You’d be looking at the projected image through the same lens than you projected it into - I’ve a feeling that would make some cases not simple to diagnose.
Also, seeing isn’t just about the eyes - most of it happens in the brain - and the perfect prescription measured outside of the patient’s perception might actually be quite uncomfortable to adjust to.
Oh shit. Forgot about that. :smack: So you need to hack into the optic nerve.
Much of vision happens in the brain, but I would think everything having to do with getting a clear image happens in the eye. But I’m not a professional in that field.
Someone said somewhere that color vision is kinda fuzzy and loose around edges & that our brains put it inside the lines for us so as to make it look sharp.
I think a lot of the “impossible” ones in this list are really being looked at with a “near-future” lens - even the really tough ones like hand-held high-energy laser weapons and antigravity / FTL could have plausible far-future mechanisms that allow them.
(Where does the heat go, or the energy come from? A wormhole in a star’s corona gives you all the input energy you could ever need, and a wormhole dumping heat into empty space somewhere can handle that amount of heat…is it as absurd as using a Cadillac to swat a fly? Yes, but in a post-scarcity society, you can waste a lot of Cadillacs if you feel like it).

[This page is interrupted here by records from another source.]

template <typename T> struct IO;
template <> struct IO<float> {
  static __device__ __forceinline__ void load32(const float *p, float *dst)
  {
#pragma unroll
    for (int i = 0; i < 8; ++i) {
      const float4 v = reinterpret_cast<const float4 *>(p)[i];
      dst[4 * i] = v.x; dst[4 * i + 1] = v.y; dst[4 * i + 2] = v.z; dst[4 * i + 3] = v.w;
    }
  }
  static __device__ __forceinline__ void store32(float *p, const float *src)
  {
#pragma unroll
    for (int i = 0; i < 8; ++i) reinterpret_cast<float4 *>(p)[i] = make_float4(src[4 * i], src[4 * i + 1], src[4 * i + 2], src[4 * i + 3]);
  }
  static __device__ __forceinline__ void load8(const float *p, float *dst)
  {
    const float4 a = reinterpret_cast<const float4 *>(p)[0], b = reinterpret_cast<const float4 *>(p)[1];
    dst[0] = a.x; dst[1] = a.y; dst[2] = a.z; dst[3] = a.w; dst[4] = b.x; dst[5] = b.y; dst[6] = b.z; dst[7] = b.w;
  }
};
template <> struct IO<bf16_t> {
  static __device__ __forceinline__ void load8(const bf16_t *p, float *dst)
  {
    const uint4 v = *reinterpret_cast<const uint4 *>(p);
    const unsigned w[4] = {v.x, v.y, v.z, v.w};
#pragma unroll
    for (int i = 0; i < 4; ++i) { dst[2 * i] = __uint_as_float(w[i] << 16); dst[2 * i + 1] = __uint_as_float(w[i] & 0xffff0000u); }
  }
  static __device__ __forceinline__ void load32(const bf16_t *p, float *dst)
  {
#pragma unroll
    for (int i = 0; i < 4; ++i) load8(p + 8 * i, dst + 8 * i);
  }
  static __device__ __forceinline__ void store32(bf16_t *p, const float *src)
  {
#pragma unroll
    for (int i = 0; i < 4; ++i) {
      uint4 v;
      unsigned *w = &v.x;
#pragma unroll
      for (int j = 0; j < 4; ++j) w[j] = (unsigned)f2bf(src[8 * i + 2 * j]) | ((unsigned)f2bf(src[8 * i + 2 * j + 1]) << 16);
      reinterpret_cast<uint4 *>(p)[i] = v;
    }
  }
};

template <typename T>
__device__ __forceinline__ void stage_rows(const T *__restrict__ src, float (*dst)[D], int k0, int Lk, int b, int h, int B, int H)
{
  const int r = threadIdx.x >> 2, c = (threadIdx.x & 3) * 8;
  float tmp[8];
  if (k0 + r < Lk) IO<T>::load8(src + ((int64_t)(k0 + r) * B + b) * (H * D) + h * D + c, tmp);
  else {
#pragma unroll
    for (int i = 0; i < 8; ++i) tmp[i] = 0.f;
  }
#pragma unroll
  for (int i = 0; i < 8; ++i) dst[r][c + i] = tmp[i];
}

template <typename T>
__global__ __launch_bounds__(256) void attn_fwd_partial(const T *__restrict__ q, const T *__restrict__ k, const T *__restrict__ v,
// ... 200 lines not shown

template <typename T>
__global__ __launch_bounds__(256) void attn_bwd_dkv(const T *__restrict__ q, const T *__restrict__ k, const T *__restrict__ v,
                                                     const uint8_t *__restrict__ mask, const T *__restrict__ o, const T *__restrict__ d_o,
                                                     const float *__restrict__ lse, T *__restrict__ dk, T *__restrict__ dv, int B,
                                                     int H, int Lq, int Lk, float scale)
{
  __shared__ __attribute__((aligned(16))) float Qs[QS][D];
  __shared__ __attribute__((aligned(16))) float Os[QS][D];
  __shared__ float Ls[QS], Ds[QS];
  const int h = blockIdx.y, b = blockIdx.z;
  const int ki = blockIdx.x * 256 + threadIdx.x;
  const bool active = ki < Lk;
  float kv[D], vv[D], dkv[D], dvv[D];
#pragma unroll
  for (int d = 0; d < D; ++d) { dkv[d] = 0.f; dvv[d] = 0.f; }
  if (active) {
    const int64_t off = ((int64_t)ki * B + b) * (H * D) + h * D;
    IO<T>::load32(k + off, kv);
    IO<T>::load32(v + off, vv);
  }
  for (int q0 = 0; q0 < Lq; q0 += QS) {
    __syncthreads();
    {
      const int r = threadIdx.x >> 3, c = (threadIdx.x & 7) * 4;
      float part = 0.f;
      if (q0 + r < Lq) {
        const int64_t off = ((int64_t)(q0 + r) * B + b) * (H * D) + h * D + c;
#pragma unroll
        for (int i = 0; i < 4; ++i) {
          float qx, dox, ox;
          if (sizeof(T) == 2) {
            qx = bf2f(reinterpret_cast<const bf16_t *>(q)[off + i]); dox = bf2f(reinterpret_cast<const bf16_t *>(d_o)[off + i]);
            ox = bf2f(reinterpret_cast<const bf16_t *>(o)[off + i]);
          } else {
            qx = reinterpret_cast<const float *>(q)[off + i]; dox = reinterpret_cast<const float *>(d_o)[off + i];
            ox = reinterpret_cast<const float *>(o)[off + i];
          }
          Qs[r][c + i] = qx * scale; Os[r][c + i] = dox;
          part += dox * ox;
        }
      } else {
#pragma unroll
        for (int i = 0; i < 4; ++i) { Qs[r][c + i] = 0.f; Os[r][c + i] = 0.f; }
      }
      part += __shfl_xor(part, 1, 64); part += __shfl_xor(part, 2, 64); part += __shfl_xor(part, 4, 64);
      if ((threadIdx.x & 7) == 0) {
        Ds[r] = part;
        Ls[r] = (q0 + r < Lq) ? lse[((int64_t)b * H + h) * Lq + q0 + r] : -INFINITY;
      }
    }
    __syncthreads();
    if (!active) continue;
    const int nq = min(QS, Lq - q0);
    for (int r = 0; r < nq; ++r) {
      const float lq = Ls[r];
      if (lq == -INFINITY) continue;
      if (mask && mask[((int64_t)b * Lq + q0 + r) * Lk + ki]) continue;
      float s = 0.f, dp = 0.f;
#pragma unroll
      for (int d = 0; d < D; ++d) { s += Qs[r][d] * kv[d]; dp += Os[r][d] * vv[d]; }
      const float p = __expf(s - lq), ds = p * (dp - Ds[r]);
#pragma unroll
      for (int d = 0; d < D; ++d) { dkv[d] += ds * Qs[r][d]; dvv[d] += p * Os[r][d]; }
    }
  }
  if (active) {
    const int64_t off = ((int64_t)ki * B + b) * (H * D) + h * D;
    IO<T>::store32(dk + off, dkv);
    IO<T>::store32(dv + off, dvv);
  }
}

I’m surprised none of the coolest post-scarcity ones have been brought up yet, a la Iain Banks’ Culture, or Peter Hamilton’s Commonwealth, like:
> Long-term memory stores to augment the essentially immortal lifespans complete with re-lifing on physical death
> Infinitely mutable physical forms
> Absent post-physical societies that have evolved out of this universe entirely leaving artifacts behind
> Godlike and weakly-godlike AI’s
> Post-technological galaxy-hopping societies like the Silfen
> The ability to consciously rewind, change, and relive your own timeline a la Edeard in the Living Dream
I expect all kinds of interesting flying machines based on anti-gravity. SOMETHING is making the galaxies accelerate away from each other. All they need to do is find it and put it in a bottle.

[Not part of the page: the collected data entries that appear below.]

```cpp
enum class SinkKind { Output, AggNoGroup, AggGrouped };

struct OutCol {
  DType type;
  bool nullable = true;
  bool packed_string = false;
  int gather_src = -1;
  int view_src = -1;
  enum FmtKind { FmtNone = 0, FmtInt = 1, FmtBool = 2, FmtDecimal = 3, FmtDecimalJava = 4, FmtDate = 5, FmtTimestamp = 6, FmtFloat64 = 7, FmtFloat32 = 8 };
  int fmt_kind = FmtNone;
  long long fmt_arg = 0;
  std::vector<int> concat_cols;
  std::vector<std::string> concat_lits;
  int case_mode = 0;
  std::string pad_pattern;
  bool pad_left = false;
};

struct DerivedCol {
  int kind = 0;
  int op = 0;
  std::string arg_a, arg_b;
  long long arg_k = 0;
  int columns() const { return kind == 3 ? 1 : 2; }
  int src = -1;
  std::vector<uint32_t> prog;
  std::vector<uint32_t> prog2;
  int limit = -1;
  DType type;
};

struct PipelineDesc {
  SinkKind sink = SinkKind::Output;
  bool has_filter = false;
  int R = 4;
  int NW = 0;
  int NK = 0;
  int NPW = 0;
  int lds_cap = 0;
  std::vector<DType> in_types;
  std::vector<DerivedCol> derived;
  std::vector<bool> in_used;
  std::vector<OutCol> out_cols;
  std::vector<std::pair<uint32_t, std::shared_ptr<QueryContext>>> site_contexts;
  std::shared_ptr<QueryContext> agg_ctx[2];
  bool agg_ctx_mixed[2] = {false, false}, agg_ctx_seen[2] = {false, false};
  struct BloomRef { ExprP node; int64_t subquery_id = -1; };
  std::vector<BloomRef> blooms;
  std::string source;
  std::vector<std::string> kernels;
  long long max_rows_exact = 0;
  int sort_key_bytes = 0;
  std::vector<int> sort_str_cols;
  bool join_build_only = false;
  bool join_outer_build = false;
  bool join_dedup_build = false;
  std::string explain;
  std::vector<std::string> op_names;
  std::vector<int> str_key_cols;
  struct FixSum { int word = 0; int aux_hi = 0, aux_lo = 0; };
  std::vector<FixSum> fix_sums;
  bool merges_states = false;
};
constexpr int kFixScaleArg = 6;
constexpr int kFixScaleArg2 = 4;
constexpr int kRowBaseArg = 3;
constexpr int kFixMaxSums = 8;
constexpr int kFixW = 158;
constexpr int kFixDefaultScale = -94;

PipelineDesc generate_pipeline(const Operator& root, const std::vector<bool>& in_has_validity,
                               const std::vector<DType>* source_types = nullptr, const std::vector<int>* str_fixed_len = nullptr,
                               const std::vector<int>* dict_id_col = nullptr);

PipelineDesc generate_sort_keys(const Operator& sort, const std::vector<DType>& types, const std::vector<bool>& has_validity);
ExprP bound(int idx, const DType& t);
ExprP shift_bound(const ExprP& e, int by, int from = 0);
struct JoinFusion {
  std::vector<DType> src_types;
  std::vector<bool> src_valid;
  std::vector<ExprP> cols;
  std::vector<ExprP> preds;
};
PipelineDesc generate_join(const Operator& join, const std::vector<DType>& left_types, const std::vector<DType>& right_types,
                           const std::vector<bool>& left_has_validity, const std::vector<bool>& right_has_validity,
                           const JoinFusion* probe_fusion = nullptr, const JoinFusion* build_fusion = nullptr);
void fold_chain(const Operator& top, const Operator& source, const std::vector<DType>& source_types, std::vector<ExprP>& cols, std::vector<ExprP>& preds);

constexpr int kOutPartials = 0;
constexpr int kOutCounts = 1;
constexpr int kOutErr = 2;
constexpr int kErrBytes = 512;
constexpr int kErrAuxWords = 22;
constexpr int kErrDetailWord = 24;
constexpr int kErrDetailStrBytes = 224;

struct ErrSite {
  enum Value : int { Unscaled128 = 0, Int64 = 1, F64 = 2, F32 = 3, Str = 4, DecimalBD = 5, F64Display = 6, Int64Plain = 7, NoValue = 8, F64Micros = 9, FunctionName = 10, IndexAndSize = 11 };
  std::string error_type;
  std::string error_class;
  std::string from_type, to_type;
  int precision = 0, scale = 0;
  int value = Unscaled128;
  std::string suffix;
};
uint32_t register_err_site(const ErrSite& s, int ordinal = 0);
bool lookup_err_site(uint32_t id, ErrSite& out);
std::string err_site_json(const ErrSite& s, uint64_t lo, uint64_t hi, const uint8_t* str, size_t str_avail, const QueryContext* ctx = nullptr);
std::string decimal_sum_overflow_json(int kind, const QueryContext* ctx);
void bloom_check_bytes(const uint8_t* p, size_t len);
constexpr int kOutFirstCol = 4;

}
```

### datafusion-comet_amd/csrc/device/comet_device.hpp

```cpp
#pragma once
#ifndef __HIPCC_RTC__
#include <hip/hip_runtime.h>
#endif
#include "kparams.h"

#ifndef STRFN
#define STRFN __device__ inline
#endif
#include "strfn.hpp"

template <class P>
__device__ bool rx_search(const unsigned int* w, P text, int n, int from, int& m0, int& m1);

namespace comet {

typedef long long i64;
typedef unsigned long long u64;
typedef int i32;
typedef unsigned int u32;
typedef short i16;
typedef unsigned short u16;
typedef signed char i8;
typedef unsigned char u8;
typedef __int128 i128;
// ... 1869 lines not shown
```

“Color” spans enough of a range of wavelengths where we can’t focus on them all equally effectively. The blue end of the spectrum is particularly hard.
I thought of one just the other day, while watching a ball game. Face recognition that scans so fast, that you can cover a 5,000 seat section in a stadium in a few seconds, and the scanning camera will hit on one target person.
I can see law enforcement being giddy about this, they could set up a street cam and preset for fugitives in rogues gallery.
I think a lot of the medical technologies described by some modern science fiction authors could end up coming to pass. I would expect that in the future we will have weaponised people as described by Peter F Hamilton (in his novels they are “enriched”).
Energy storage technology is expanding and developing very rapidly. There are technologies that are barely dreampt of that will be enagbled by high-density power sources. Also, most of the really cool tech concepts rely upon ultra-dense energy storage, and with that, the practical problems can be overcome. Look at the USN’s railgun - that could’ve been build fifty years ago, if the energy issues had been solved.